A good vector is achievable in a one-to-two-week sprint. “Can normal people be responsible for trolling online” is not a vector — that is the whole project. “Can normal people be responsible for trolling on CNN.com in flagged comments under politically charged articles” is closer. If a week of focused work cannot give you a preliminary answer, you just restated the project. Scope harder.

One trick I use on myself: put the result on a calendar as if I have to present it to my advisor next week. Often I do. Sometimes I play advisor to myself. Either way, the deadline forces creativity about what can be cut.

Takeaways

Research is not a project spec. Do not execute in parallel across every dimension. You will perfect the wrong thing.
Vector, then velocity. Identify the single biggest uncertainty whose failure would kill the project. Reduce it with the cheapest experiment that actually answers the question.
Core versus periphery. Scaffold everything that is not the core experiment. Reuse code. Draw on paper. Hand-label thirty examples.
Iterate honestly. When a vector resolves, new unknowns appear — that is the job. Reprioritize. Unexpected results are a gift, not a failure.

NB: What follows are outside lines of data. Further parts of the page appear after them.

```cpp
#include "tog_plugin.hpp"
#include "tog_host_plan.hpp"
#include "tog_traj_tables.hpp"
#include "tog_stream.hpp"
#include "tog_cost_plugin.hpp"

using namespace tog;

#define TOG_BUILTIN_MODELS(X)                        \
  X(TOG_MODEL_DOUBLE_INTEGRATOR, double_integrator)  \
  X(TOG_MODEL_CARTPOLE, cartpole)                    \
  X(TOG_MODEL_QUADROTOR, quadrotor)                  \
  X(TOG_MODEL_CAR, car)                              \
// ... 1649 lines not shown
int32_t tog_rollout(tog_handle* h, double alpha, int32_t* ok_out) {
  if (!h) return fail(TOG_ERR_ARG, "null handle");
  if (is_multi(h))
    return each_part(h, [&](tog_handle* p, size_t o) { return tog_rollout(p, alpha, ok_out ? ok_out + o : nullptr); });
  HIPCHECK(hipSetDevice(h->device));
  h->ops->rollout(h->dP, h->buf, h->B, h->integ, alpha, h->d_iscratch, h->stream);
  HIPCHECK(hipGetLastError());
  if (ok_out) {
    HIPCHECK(hipMemcpyAsync(ok_out, h->d_iscratch, sizeof(int) * h->B, hipMemcpyDeviceToHost, h->stream));
    HIPCHECK(hipStreamSynchronize(h->stream));
  }
  return TOG_OK;
}

int32_t tog_solve_init(tog_handle* h, int32_t mode) {
  if (!h) return fail(TOG_ERR_ARG, "null handle");
  if (is_multi(h)) {
    h->mode = mode;
    return each_part(h, [&](tog_handle* p, size_t) { return tog_solve_init(p, mode); });
  }
  if (mode != TOG_MODE_ILQR && mode != TOG_MODE_AL) return fail(TOG_ERR_ARG, "mode");
  HIPCHECK(hipSetDevice(h->device));
  h->mode = mode;
  h->last_active = -1.0;
  h->stats_pending = false;
  h->ops->init(h->dP, h->buf, h->B, h->integ, mode, h->stream);
  if (h->d_slot_job)
    hipLaunchKernelGGL(k_slot_iota, dim3((unsigned)((h->B + 255) / 256)), dim3(256), 0, h->stream, h->d_slot_job,
                       (long long)h->B);
  HIPCHECK(hipGetLastError());
  return TOG_OK;
}

int32_t tog_solve_step(tog_handle* h, int32_t nsteps) {
  if (!h) return fail(TOG_ERR_ARG, "null handle");
  if (is_multi(h)) return each_part(h, [&](tog_handle* p, size_t) { return tog_solve_step(p, nsteps); });
  HIPCHECK(hipSetDevice(h->device));
  const int al = (h->mode == TOG_MODE_AL);
  const double few = 65536.0 / h->buf.nc;
  h->buf.ls_first = ((double)h->B <= few || (h->last_active >= 0.0 && h->last_active <= few)) ? h->buf.nc : LS_FIRST;
  h->buf.tail = ((double)h->B <= TAIL_ACTIVE || (h->last_active >= 0.0 && h->last_active <= TAIL_ACTIVE)) ? 1 : 0;
  DevBuffers Bt = h->buf;
  long long Bl = h->B;
  if (h->buf.tail && h->last_active >= 0.0 && h->last_active < (double)h->B && !getenv("TOG_NO_COMPACT")) {
    if (h->last_active == 0.0) return TOG_OK;
    Bl = (long long)ceil(h->last_active);
    HIPCHECK(hipMemsetAsync(h->d_act_count, 0, sizeof(int), h->stream));
    hipLaunchKernelGGL(k_list_active, dim3((unsigned)((h->B + 255) / 256)), dim3(256), 0, h->stream, h->buf.st,
                       (long long)h->B, h->d_act_list, h->d_act_count);
    Bt.act_list = h->d_act_list;
    Bt.act_count = h->d_act_count;
  }
  for (int i = 0; i < nsteps; i++) {
    timed(h, TOG_KERNEL_JACOBIAN, [&] { h->ops->jacobian(h->dP, Bt, Bl, h->N, h->integ, h->stream); });
    if (h->bwd_team)
      timed(h, TOG_KERNEL_EXPANSION, [&] {
        h->ops->expand(h->dP, Bt, Bl, h->N, h->pmax, h->opts.square_root, al, h->stream);
      });
    timed(h, TOG_KERNEL_BACKWARD,
          [&] { h->ops->backward(h->dP, Bt, Bl, h->opts.square_root, al, 0, h->bwd_team, h->stream); });
    timed(h, TOG_KERNEL_FORWARD,
          [&] { h->ops->forward(h->dP, Bt, Bl, h->integ, h->mode, 1, nullptr, nullptr, h->stream, &h->sp); });
  }
  HIPCHECK(hipGetLastError());
  return TOG_OK;
}

int32_t tog_batch_stats_device(tog_handle* h, void* dptr3) {
  if (!h || !dptr3) return fail(TOG_ERR_ARG, "null argument");
  if (is_multi(h)) return fail(TOG_ERR_UNSUPPORTED, "device pointers are per device: use tog_batch_stats");
  HIPCHECK(hipSetDevice(h->device));
  hipLaunchKernelGGL(k_batch_stats, dim3(1), dim3(1024), 0, h->stream, h->buf.st, (long long)h->B, (double*)dptr3);
  HIPCHECK(hipGetLastError());
  return TOG_OK;
}

int32_t tog_batch_stats(tog_handle* h, double* out3) {
  if (!h || !out3) return fail(TOG_ERR_ARG, "null argument");
  int32_t rc = tog_batch_stats_begin(h);
  return rc ? rc : tog_batch_stats_end(h, out3);
}

int32_t tog_batch_stats_begin(tog_handle* h) {
  if (!h) return fail(TOG_ERR_ARG, "null handle");
  if (is_multi(h)) return each_part(h, [](tog_handle* p, size_t) { return tog_batch_stats_begin(p); });
  HIPCHECK(hipSetDevice(h->device));
  if (h->stats_pending) return fail(TOG_ERR_ARG, "tog_batch_stats_begin: the previous check was not ended");
  if (!h->h_stats) HIPCHECK(hipHostMalloc((void**)&h->h_stats, sizeof(double) * 4, hipHostMallocDefault));
  if (!h->stats_ev) HIPCHECK(hipEventCreateWithFlags(&h->stats_ev, hipEventDisableTiming));
  int rc = tog_batch_stats_device(h, h->d_stats);
  if (rc) return rc;
  HIPCHECK(hipMemcpyAsync(h->h_stats, h->d_stats, sizeof(double) * 3, hipMemcpyDeviceToHost, h->stream));
  HIPCHECK(hipEventRecord(h->stats_ev, h->stream));
  h->stats_pending = true;
  return TOG_OK;
}

int32_t tog_batch_stats_end(tog_handle* h, double* out3) {
  if (!h || !out3) return fail(TOG_ERR_ARG, "null argument");
  if (is_multi(h)) {
    double acc[3] = {0.0, 0.0, 0.0};
    for (tog_handle* p : h->parts) {
      double v[3];
      int32_t rc = tog_batch_stats_end(p, v);
      if (rc) return rc;
      acc[0] += v[0];
      acc[1] += v[1];
      acc[2] = tog_jlmax(acc[2], v[2]);
// ... 689 lines not shown
```

Measured before the change: 93940.

## Fuse tail-phase Jacobian and cost-expansion kernels into one role-split launch

Adds a k_tail_prepare kernel that partitions its blocks into Jacobian, quad-expansion and team-expansion roles, so the tail phase (few active trajectories) issues one launch instead of two or three. Jacobian and expand bodies are factored into device item functions, and a host planner sizes the block ranges and LDS. It targets launch overhead and serialization between small kernels when the batch is nearly converged. In exchange, the fused kernel has the heavier register and LDS footprint of all roles, and the ballot mask now uses the logical team lane instead of threadIdx.x.

Result: faster. 95430 (median of 6 runs) (+1.6%).

```diff
diff --git a/trajectoryoptimization.jl-c79d492b-0548-5874-b488-5a62c1d9d0ca_amd/csrc/tog_bwd_team.hpp b/trajectoryoptimization.jl-c79d492b-0548-5874-b488-5a62c1d9d0ca_amd/csrc/tog_bwd_team.hpp
--- a/trajectoryoptimization.jl-c79d492b-0548-5874-b488-5a62c1d9d0ca_amd/csrc/tog_bwd_team.hpp
+++ b/trajectoryoptimization.jl-c79d492b-0548-5874-b488-5a62c1d9d0ca_amd/csrc/tog_bwd_team.hpp
@@ -89,7 +89,7 @@
   const double* lam = Bf.lam + ((size_t)b * N + k) * pmax;
   const double* mu = Bf.mu + ((size_t)b * N + k) * pmax;
   const unsigned long long tmask = (TEAM >= 64 ? ~0ull : ((1ull << TEAM) - 1ull)) << (team * TEAM);
-  const unsigned long long below = tmask & ((1ull << threadIdx.x) - 1ull);
+  const unsigned long long below = tmask & ((1ull << (team * TEAM + tl)) - 1ull);
   int cx = 0, cu = 0;
   for (int base = 0; base < p; base += TEAM) {
     const int r = base + tl;
@@ -570,23 +570,28 @@
 }
 
 template <class M, int SQRTI, int ALI>
-__global__ void __launch_bounds__(64) k_expand_team(const DevProblem* P, DevBuffers Bf, int mode) {
-  using Cfg = TeamCfg<M>;
-  extern __shared__ double expand_lds[];
-  const int team = threadIdx.x / Cfg::TEAM, tl = threadIdx.x % Cfg::TEAM;
+__device__ __forceinline__ void expand_team_item(const DevProblem* P, const DevBuffers& Bf, int mode, long long idx,
+                                                 double* lds, int lteam, int wteam, int tl) {
   const int N = P->N;
-  const long long idx = (long long)blockIdx.x * Cfg::TPW + team;
   const long long slot = (mode == 2) ? idx : idx / N;
   const int k = (mode == 2) ? N - 1 : (int)(idx - slot * N);
   const long long b = traj_of_slot(Bf, slot, P->B);
   if (b < 0) return;
   if (!Bf.st[b].active || Bf.st[b].ls_pend) return;
   if (mode == 1 && k < N - 1 && !((ALI & 1) && P->knot_nx[k] > 0)) return;
-  double* tlds = expand_lds + (size_t)team * expand_team_stride<M>(P->pmax);
+  double* tlds = lds + (size_t)lteam * expand_team_stride<M>(P->pmax);
   if (k == N - 1)
-    team_expand<M, SQRTI != 0, (ALI & 1) != 0, true, (ALI & 2) != 0>(P, Bf, b, k, tlds, tl, team);
+    team_expand<M, SQRTI != 0, (ALI & 1) != 0, true, (ALI & 2) != 0>(P, Bf, b, k, tlds, tl, wteam);
   else
-    team_expand<M, SQRTI != 0, (ALI & 1) != 0, false, (ALI & 2) != 0>(P, Bf, b, k, tlds, tl, team);
+    team_expand<M, SQRTI != 0, (ALI & 1) != 0, false, (ALI & 2) != 0>(P, Bf, b, k, tlds, tl, wteam);
+}
+
+template <class M, int SQRTI, int ALI>
+__global__ void __launch_bounds__(64) k_expand_team(const DevProblem* P, DevBuffers Bf, int mode) {
+  using Cfg = TeamCfg<M>;
+  extern __shared__ double expand_lds[];
+  const int team = threadIdx.x / Cfg::TEAM, tl = threadIdx.x % Cfg::TEAM;
+  expand_team_item<M, SQRTI, ALI>(P, Bf, mode, (long long)blockIdx.x * Cfg::TPW + team, expand_lds, team, team, tl);
 }
 
 template <class M, bool AL, bool PT>
@@ -732,10 +737,8 @@
 }
 
 template <class M, int ALI>
-__global__ void __launch_bounds__(64) __attribute__((amdgpu_waves_per_eu(5))) k_expand_u(const DevProblem* P, DevBuffers Bf) {
-  const int team = threadIdx.x / 4, tl = threadIdx.x % 4;
+__device__ __forceinline__ void expand_quad_item(const DevProblem* P, const DevBuffers& Bf, long long idx, int tl) {
   const int N = P->N;
-  const long long idx = (long long)blockIdx.x * 16 + team;
   const long long slot = idx / (N - 1);
   const int k = (int)(idx - slot * (N - 1));
   const long long b = traj_of_slot(Bf, slot, P->B);
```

Iteration beats planning. Hemingway, Picasso, every researcher I admire — all wrong on the first try. Assume you will be too, and make your first try cheap.

References

Michael S. Bernstein. CS197: Computer Science Research — Stanford University. Vectoring is Bernstein’s term, taught in CS197; this post is my take on it. cs197.stanford.edu · Bernstein’s homepage.
Rylan Schaeffer, Brando Miranda, Sanmi Koyejo. Are Emergent Abilities of Large Language Models a Mirage? Neural Information Processing Systems (NeurIPS), 2023 — Outstanding Main Track Paper Award & Oral. arXiv:2304.15004 · OpenReview. The Mirage emergent-abilities walkthrough in this post.
Justin Cheng, Michael Bernstein, Cristian Danescu-Niculescu-Mizil, Jure Leskovec. Anyone Can Become a Troll: Causes of Trolling Behavior in Online Discussions. CSCW, 2017. arXiv:1702.01119. The ~16M CNN-comments trolling study used as the non-ML walkthrough.